Anyone kept these 2 kind of fish before? Any idea where I can get them? Currently, I have 3 lampeyes and 2 mosquito rasbora (supposed to have 3, but can't find the 3rd one anymore  :Sad:  ) in my 2 ft planted tank. Am hoping to get more so that i can get them to school....

----------


## Simon

lampeye should be easier to find in lfs but not mosquito rasbora

----------


## benny

I think Qian Hu had Mosquito Rasbora last month. Maybe there are some left.

Cheers,

----------


## Earth

Thanks Bros for the info!  :Razz:

----------


## pipsqueak

don't fishes school in 6 or more?

----------


## hwchoy

Earth, when you say Mosquito rasbora do you mean Boraras maculata (reddish body with 2-3 spots on the body) or exclaimation point rasbora (stripe and dot like exclaimation point on the body).

Also when you say lampeye, is it the real lampeye (which related to killifish) or the blue-eyed rasbora (silver body with a black dorsal fin, green-blue shine in eye)?

the real lampeye is easy to find (saw a lot in Pet Safari) but the blue-eyed rasbora is not so common.

You can check this site for pics

----------


## Earth

pipsqueak, I am not sure how many lampeyes and mosquito rasbora i have to keep to make them school. I will probably buy 5-6 more of each specie. Currently i only have 3 lampeyes n 2 mosq rasbora. That is why i am trying to get more for them to school and also to make the tank more interesting to look at.  :Smile:  

hwchoy, the mosquito rasbora i am referring to is &amp;quot;Boraras brigittae&amp;quot;.
can see it from this link http://www.aquajapan.com/encyc/carp/...a-index_e.html and choose &amp;quot;Boraras brigittae&amp;quot;.

The lampeye I am referring to is the real one. So far, I haven't seen it in any LFS in the western part of Singapore. My current lampeyes were bought from Changi, very far from where I stay.

----------


## hwchoy

haven't seen the brigittae for some time. one good place may be Choong Sua at Bk Timah Plaza.

Lampeye is not particularly rare, I think Ben TB also have them regularly.

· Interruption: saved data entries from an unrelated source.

template <int NT, int PPT, class Place, class StoreNbr>
__device__ __forceinline__ bool grid_build(unsigned char *smem, int tid, int N, const unsigned (&pw)[PPT], const unsigned (&pf)[PPT],
                                           const int *box, const int *fail, int *wave_sum, int floor_lo, int limit, Place place,
                                           StoreNbr store_nbr, int &V_out, unsigned (&pk)[PPT][kD1], int *rowmax, Instr &ins)
{
    constexpr int D1 = kD1;
    const int Npad = (N + 3) & ~3;
    unsigned cell[PPT][D1];
    const int u0 = __builtin_amdgcn_readfirstlane(box[0]) - 2, v0 = __builtin_amdgcn_readfirstlane(box[2]) - 4;
    const int Wp = -__builtin_amdgcn_readfirstlane(box[1]) - u0 + 3, Hp = -__builtin_amdgcn_readfirstlane(box[3]) - v0 + 5;
    const long cells_l = (long)Wp * Hp;
    if (__builtin_amdgcn_readfirstlane(*fail) || cells_l > kGridMaxCells) return false;
    const int cells = (int)cells_l, chunks = (cells + 7) >> 3;
    const int idmap_off = limit - chunks * 16;
    unsigned short *idmap = reinterpret_cast<unsigned short *>(smem + idmap_off);
    if (idmap_off < floor_lo + 64) return false;
    for (int u = tid; u < chunks; u += NT) reinterpret_cast<uint4 *>(idmap)[u] = make_uint4(0u, 0u, 0u, 0u);
    __syncthreads();
#pragma unroll
    for (int s = 0; s < PPT; ++s) {
        const int u = (int)(short)(pw[s] & 0xffffu), v = (int)pw[s] >> 16;
        const int c0 = (u - u0) * Hp + (v - v0);
        cell[s][0] = (unsigned)c0;
        cell[s][1] = (unsigned)(c0 + 1 + ((pf[s] & 4u) ? Hp - 3 : 0) - ((pf[s] & 1u) ? Hp : 0));
        cell[s][2] = (unsigned)(c0 + 2 + ((pf[s] & 8u) ? Hp - 3 : 0) - ((pf[s] & 2u) ? Hp : 0));
#pragma unroll
        for (int j = 0; j < D1; ++j)
            if (tid + s * NT < Npad) idmap[cell[s][j]] = (unsigned short)1;
    }
    __syncthreads();
    FL_PSTAMP();

    const int cpl = (chunks + NT - 1) / NT, c0 = tid * cpl;
    int mine = 0;
    for (int q = 0; q < cpl; ++q) {
        if (c0 + q < chunks) {
            const uint4 w = reinterpret_cast<const uint4 *>(idmap)[c0 + q];
            mine += __popc(w.x) + __popc(w.y) + __popc(w.z) + __popc(w.w);
        }
    }
    int Vk;
    int id = block_excl_scan<NT>(mine, tid, wave_sum, Vk);
    V_out = Vk;
    FL_PSTAMP();
    GridPlace gp;
    if (!place(Vk, gp)) return false;
    auto take = [&](int &o, int bytes) { const int r = o; o += (bytes + 15) & ~15; return r; };
    int vs = gp.scratch_a;
    const int vcell_off = take(vs, Vk * 2);
    const int cnt_off = take(vs, (Vk + 1) * 4);
    const int vs_d = vs;
    vs = max(vs, gp.scratch_b);
    const int E = N * D1;
    const int W = (((Npad + 31) >> 5) + 3) & ~3;
    const bool bitmap = (long)E >= 16L * Vk && vs + 5 * Vk * W + 64 <= limit;
    const int bm_off = vs, pre_off = bm_off + Vk * W * 4;
    const int list_cap = (E + 7 * Vk + 8) & ~7;
    const int list_off = vs;
    const int vs_end = bitmap ? pre_off + Vk * W / 2 : list_off + list_cap * 2;
    if (vs_d > idmap_off || vs_end > limit || Vk >= 32767 || E + 7 * Vk >= 65535) return false;
    unsigned short *vcell = reinterpret_cast<unsigned short *>(smem + vcell_off);
    unsigned *cnt = reinterpret_cast<unsigned *>(smem + cnt_off);
    unsigned *bm = reinterpret_cast<unsigned *>(smem + bm_off);
    unsigned short *pre = reinterpret_cast<unsigned short *>(smem + pre_off);
    unsigned short *list = reinterpret_cast<unsigned short *>(smem + list_off);
    for (int q = 0; q < cpl; ++q) {
        if (c0 + q < chunks) {
            uint4 w = reinterpret_cast<const uint4 *>(idmap)[c0 + q];
            unsigned h[8] = {w.x & 0xffffu, w.x >> 16, w.y & 0xffffu, w.y >> 16, w.z & 0xffffu, w.z >> 16, w.w & 0xffffu, w.w >> 16};
#pragma unroll
            for (int e = 0; e < 8; ++e) {
                if (h[e]) {
                    vcell[id] = (unsigned short)((c0 + q) * 8 + e);
                    h[e] = (unsigned)++id;
                }
            }
            w = make_uint4(h[0] | h[1] << 16, h[2] | h[3] << 16, h[4] | h[5] << 16, h[6] | h[7] << 16);
            reinterpret_cast<uint4 *>(idmap)[c0 + q] = w;
        }
    }
    for (int v = tid; v <= Vk; v += NT) cnt[v] = 0u;
    __syncthreads();
    FL_PSTAMP();

    unsigned vid[PPT][D1], arr[PPT][D1];
#pragma unroll
    for (int s = 0; s < PPT; ++s)
#pragma unroll
        for (int j = 0; j < D1; ++j) vid[s][j] = (tid + s * NT < Npad) ? (unsigned)idmap[cell[s][j]] - 1u : 0u;
#pragma unroll
    for (int s = 0; s < PPT; ++s) {
#pragma unroll
        for (int j = 0; j < D1; ++j) {
            arr[s][j] = 0u;
            if (!bitmap && tid + s * NT < N) arr[s][j] = atomicAdd(&cnt[vid[s][j]], 1u);
        }
    }
    {
        for (int t = tid; t < D1 * Vk; t += NT) {
            const int j = t >= 2 * Vk ? 2 : (t >= Vk ? 1 : 0), v = t - j * Vk;
            const int c = vcell[v], dj = j == 0 ? 1 - Hp : (j == 1 ? Hp - 2 : 1);
            store_nbr(j, v, t, (unsigned)idmap[c - dj] | ((unsigned)idmap[c + dj] << 16));
        }
    }
    __syncthreads();
    FL_PSTAMP();
    if (bitmap) {
        uint4 *b4 = reinterpret_cast<uint4 *>(bm);
        for (int u = tid; u < Vk * W / 4; u += NT) b4[u] = make_uint4(0u, 0u, 0u, 0u);
        __syncthreads();
#pragma unroll
        for (int s = 0; s < PPT; ++s) {
            const int i = tid + s * NT;
            if (i < N) {
#pragma unroll
                for (int j = 0; j < D1; ++j) atomicOr(&bm[vid[s][j] * W + (i >> 5)], 1u << (i & 31));
            }
        }
        __syncthreads();
    } else {
        uint4 *l4 = reinterpret_cast<uint4 *>(list);
        for (int u = tid; u < list_cap / 8; u += NT) l4[u] = make_uint4(0x7fff7fffu, 0x7fff7fffu, 0x7fff7fffu, 0x7fff7fffu);
    }
    FL_PSTAMP();

    if (bitmap) {
        const int lane16 = tid & 15, ng = W >> 2, gpl = (ng + 15) >> 4;
        for (int v = tid >> 4; v < Vk; v += NT / 16) {
            int pc[2] = {0, 0}, sum = 0;
#pragma unroll
            for (int u = 0; u < 2; ++u) {
                const int g = lane16 * gpl + u;
                if (u < gpl && g < ng) {
                    const uint4 b = *reinterpret_cast<const uint4 *>(bm + v * W + 4 * g);
                    pc[u] = __popc(b.x) + __popc(b.y) + __popc(b.z) + __popc(b.w);
                }
                sum += pc[u];
            }
            int incl = sum;
            incl += __builtin_amdgcn_update_dpp(0, incl, 0x111, 0xf, 0xf, false);
            incl += __builtin_amdgcn_update_dpp(0, incl, 0x112, 0xf, 0xf, false);
            incl += __builtin_amdgcn_update_dpp(0, incl, 0x114, 0xf, 0xf, false);
            incl += __builtin_amdgcn_update_dpp(0, incl, 0x118, 0xf, 0xf, false);
            int run = incl - sum;
#pragma unroll
            for (int u = 0; u < 2; ++u) {
                const int g = lane16 * gpl + u;
                if (u < gpl && g < ng) pre[v * ng + g] = (unsigned short)run;
                run += pc[u];
            }
            if (lane16 == 15) cnt[v] = (unsigned)incl;
        }
        __syncthreads();
    }
    unsigned short *row = reinterpret_cast<unsigned short *>(smem + gp.row);
    {
        const int vper = (Vk + 1 + NT - 1) / NT, v0 = tid * vper;
        unsigned sum = 0u;
        int mx = 0;
        for (int u = 0; u < vper; ++u) {
            const int v = v0 + u;
            if (v < Vk) {
                const unsigned n = cnt[v];
                sum += n | (((n + 7u) & ~7u) << 16);
                mx = max(mx, (int)n);
            }
        }
        int tot;
        unsigned run = (unsigned)block_excl_scan<NT>((int)sum, tid, wave_sum, tot);
        for (int u = 0; u < vper; ++u) {
            const int v = v0 + u;
            if (v <= Vk) {
                const unsigned n = v < Vk ? cnt[v] : 0u;
                row[v] = (unsigned short)(run & 0xffffu);
                cnt[v] = (run >> 16) | (n << 16);
                run += n | (((n + 7u) & ~7u) << 16);
            }
        }
        if (rowmax) {
#pragma unroll
            for (int o = 32; o > 0; o >>= 1) mx = max(mx, __shfl_xor(mx, o, 64));
            if ((tid & 63) == 0 && mx > 0) atomicMax(rowmax, mx);
        }
    }
    __syncthreads();
    FL_PSTAMP();

    if (!bitmap) {
#pragma unroll
        for (int s = 0; s < PPT; ++s) {
            const int i = tid + s * NT;
            if (i < N) {
#pragma unroll
                for (int j = 0; j < D1; ++j) list[(cnt[vid[s][j]] & 0xffffu) + arr[s][j]] = (unsigned short)(i * D1 + j);
            }
        }
        __syncthreads();
    }
    FL_PSTAMP();
    auto below = [](const uint4 &x, unsigned e) {
        const unsigned e2 = e | (e << 16), hi = 0x80008000u;
        return 8u - (unsigned)(__popc(((x.x | hi) - e2) & hi) + __popc(((x.y | hi) - e2) & hi) + __popc(((x.z | hi) - e2) & hi) +
                               __popc(((x.w | hi) - e2) & hi));
    };
#pragma unroll
    for (int s = 0; s < PPT; ++s) {
        const int i = tid + s * NT, ic = min(i, N - 1);
        const bool real = i < N;
#pragma unroll
        for (int j = 0; j < D1; ++j) {
            const unsigned v = vid[s][j];
            unsigned r;
            if (bitmap) {
                const uint4 bq = *reinterpret_cast<const uint4 *>(bm + v * W + ((ic >> 5) & ~3));
                const int wq = (ic >> 5) & 3;
                const unsigned low = (1u << (ic & 31)) - 1u;
                r = pre[v * (W >> 2) + (ic >> 7)] + (wq > 0 ? __popc(bq.x) : 0) + (wq > 1 ? __popc(bq.y) : 0) + (wq > 2 ? __popc(bq.z) : 0) +
                    __popc((wq == 0 ? bq.x : wq == 1 ? bq.y : wq == 2 ? bq.z : bq.w) & low);
            } else {
                const unsigned lcv = cnt[v], e = (unsigned)(i * D1 + j);
                const uint4 *lp = reinterpret_cast<const uint4 *>(list + (lcv & 0xffffu));
                r = below(lp[0], e);
                const int n8 = (int)(((lcv >> 16) + 7u) >> 3);
                for (int u = 1; u < n8; ++u) r += below(lp[u], e);
            }
            pk[s][j] = (v + 1u) | (((unsigned)row[v] + (real ? r : 0u)) << 16);
        }
    }
    FL_PSTAMP();
    __syncthreads();
    return true;
}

For such small fishes, probably a school of at least 10?

----------


## kenny

my old mosquito rasboras school together even when there were inly 2 of them..
really nice....
now i have about 10 of them, from C328 . not sure now still have anot,
good luck, if find them must inform hor ~  :Razz:

----------


## Earth

Currently, I only have 2 mosquito rasboras. They do swim together.. but too little.. not nice.  :Smile: 

Tomorrow I will be going to Qian Hu. Hope they still have it. Will let you know the outcome of my venture... hehe

----------


## Earth

Just came back from Qian Hu. Sorry to say that there is no mosquito rasbora being sold there. However, they opened up another huge gallery to display and sell fishes. The store for selling equipments is also re-allocated. They have a wide range of products now. However, with all these changes, most of the fishes are selling at a much higher price than before. Equipments are also more expensive. Only good thing is that they have a lot of fishes which you can't find in a neighbourhood LFS....

----------


## NinjaFly

Hi Earth,

If you are looking for those lamp-eyes in the west, you can try visiting C328 (Clementi) or Soon Heng 88 Aquariam (Henderson). They do carry them very often as I always see them stocked in their tanks.

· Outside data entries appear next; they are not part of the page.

struct EffArgs {
    const float* w[8];
    uint32_t K;
    int kind;
// ... 494 lines not shown
    }
    set_hash_slots(fa, gg);
    fa.G0 = m->grid_mlp[0];
    fa.G1 = m->grid_mlp[1];
    fa.G2 = m->grid_mlp[2];
    fa.V0 = m->view_mlp[0];
    fa.V1 = m->view_mlp[1];
    fa.V2 = m->view_mlp[2];
    fa.bins_in = bins2;
    fa.snf = w.snf;
    fa.u_out = w.u_f;
    fa.w_out = w.w_f;
    fa.image = image;
    fa.depth = depth;
    fa.wsum = weights_sum;
    fa.img_ld = ol.img_ld;
    fa.scal_ld = ol.scal_ld;
    if (!(m->t_thresh >= 0.0f && m->t_thresh < 1.0f))
        return fail(SAMNERF_EINVAL, "render_forward: t_thresh %g outside [0, 1)", (double)m->t_thresh);
    fa.exit_depth = m->t_thresh > 0.0f ? -logf(m->t_thresh) : INFINITY;
    if (tp.row_stride == 0 && (tp.rows2 || tp.srows))
        return fail(SAMNERF_EINVAL, "render: taps rows2 / srows need row_stride > 0");
    fa.sigma_tap = tp.sigma2;
    fa.rows_tap = tp.rows2;
    fa.tap_stride = tp.row_stride ? tp.row_stride : 1u;
    fa.i0 = 0;
    fa.i1 = 32;
    if (m->t_thresh > 0.0f) {
        fa.n1.list = w.n1_list;
        fa.n1.cnt = w.n1_cnt;
        fa.n1.mask = w.n1_mask;
        fa.n1.base = w.n1_base;
        fa.st_d = w.n1_std;
        fa.st_f = w.n1_stf;
    }
    int ad = 0;
    if (m->with_mask) {
        if (m->t_thresh > 0.0f)
            return fail(SAMNERF_EINVAL, "render_forward: the mask head and t_thresh do not combine");
        if (m->mask_kind < 0 || m->mask_kind > 2)
            return fail(SAMNERF_EINVAL, "render_forward: mask_kind %d", m->mask_kind);
        if (m->mask_out < 1 || m->mask_out > 32)
            return fail(SAMNERF_EINVAL, "render_forward: mask_out %u outside 1..32", m->mask_out);
        const int nl = m->mask_kind == 0 ? 3 : m->mask_kind == 1 ? 6 : 8;
        for (int i = 0; i < nl; ++i)
            if (!m->mask_w[i]) return fail(SAMNERF_EINVAL, "render_forward: null mask_mlp weight %d", i);
        if (m->mask_kind == 0) {
            fa.geo_out = w.geo_f;
        } else {
            if (m->mask_kind == 2 && !m->sum_after_mlp)
                return fail(SAMNERF_EINVAL, "render_forward: the adaptive 'rgb' head needs sum_after_mlp");
            EffArgs ea{};
            for (int i = 0; i < nl; ++i) ea.w[i] = m->mask_w[i];
            ea.K = m->mask_out;
            ea.kind = m->mask_kind;
            ea.aeff = w.aeff;
            k_mask_eff<<<1, 256, 0, s>>>(ea);
            fa.aeff = w.aeff;
            fa.mlog = w.mlog;
            fa.xsum = m->with_mask == 2 ? w.xsum : nullptr;
            fa.mask_out = m->mask_out;
            ad = m->mask_kind;
        }
    }
    const bool sam_rows = m->with_sam && (samvit || feature_rows);
    fa.rows = sam_rows || feature_rows ? rows : nullptr;
    mark_stage(2, s);
    const char* fs = diag_env("SAMNERF_FINAL_S");
    const bool n1_passes = m->t_thresh > 0.0f && n1_chunks() > 1;
    const int seg = fs ? atoi(fs) : (n1_passes || N >= 65536u ? 1 : N >= 32768u ? 2 : 4);
    fa.i1 = 32 / seg;
    if (m->sum_after_mlp && (m->t_thresh > 0.0f || sam_rows))
        return fail(SAMNERF_EINVAL, "render_forward: sum_after_mlp renders RGB (+ mask) only: no SAM "
                    "features (the reference's branch crashes, SURVEY 0.2) and no t_thresh");
    if (m->head_mode == 1) {
        launch_final<true>(seg, N, s, fa, m->sum_after_mlp != 0, ad);
    } else {
        fa.gpack = w.gpack;
        fa.gexp = w.gexp;
        if (pack_weights(m)) k_pack_grid_mlp<<<1, 256, 0, s>>>(fa, w.gpack, w.gexp);
        launch_final<false>(seg, N, s, fa, m->sum_after_mlp != 0, ad);
    }

    if (sam_rows) {
        SgridArgs sa{};
        sa.N = N;
        sa.tiles = tiles;
        sa.grid = gs;
        sa.u_in = w.u_f;
        sa.w_in = w.w_f;
        sa.rows = rows;
        sa.rows_tap = tp.srows;
        sa.tap_stride = tp.row_stride ? tp.row_stride : 1u;
        {
            const char* pp = diag_env("SAMNERF_SGRID_PATHS");
            sa.paths = pp ? reinterpret_cast<unsigned long long*>(strtoull(pp, nullptr, 16)) : nullptr;
        }
        mark_stage(3, s);
        const dim3 sg(xcd_blocks(div_up(N, 64)), 16);
        const dim3 sb(xcd_blocks(div_up(N, 64)), 4);
        if (look == kLookRef) {
            k_sgrid<32, kLookRef><<<sg, 256, 0, s>>>(sa);
        } else if ((look == kLookBox4 || (look == kLookAuto && N >= kBox4MinRays)) && box4_ok(gs) &&
                   (uint64_t)N * 384u < (1ull << 32)) {
            if (sa.rows_tap) k_sgrid_box4<32, true><<<sb, 256, 0, s>>>(sa);
            else k_sgrid_box4<32><<<sb, 256, 0, s>>>(sa);
        } else {
            k_sgrid<32, kLookPacked><<<sg, 256, 0, s>>>(sa);
        }
        if ((rc = check_launch("render"))) return rc;
        mark_stage(4, s);
        if (samvit) rc = sam_head_forward(m, rows, N, samvit, w.packed, s, ol.sv_ld, pack_weights(m));
        mark_stage(5, s);
        if (rc == SAMNERF_OK) rc = copy_final_taps(tp, w, N, s);
        return rc;
    }
    mark_stage(3, s);
    mark_stage(4, s);
    mark_stage(5, s);
    if ((rc = check_launch("render"))) return rc;
    return copy_final_taps(tp, w, N, s);
}

}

As for Mostiquoes Rasboras, try Ben in Tiong Bahru Market. I have bought from there before or you can try Gen-X at Clementi. But these fish aren't really common in normal LFS so you will have to try your luck as you may have to wait for their next batch when they are available.

Cheers!

----------


## cyberjoe

Anybody got picture of this &amp;quot;Mosquito Rasbora&amp;quot;

----------


## hwchoy

look under Boraras brigittae

----------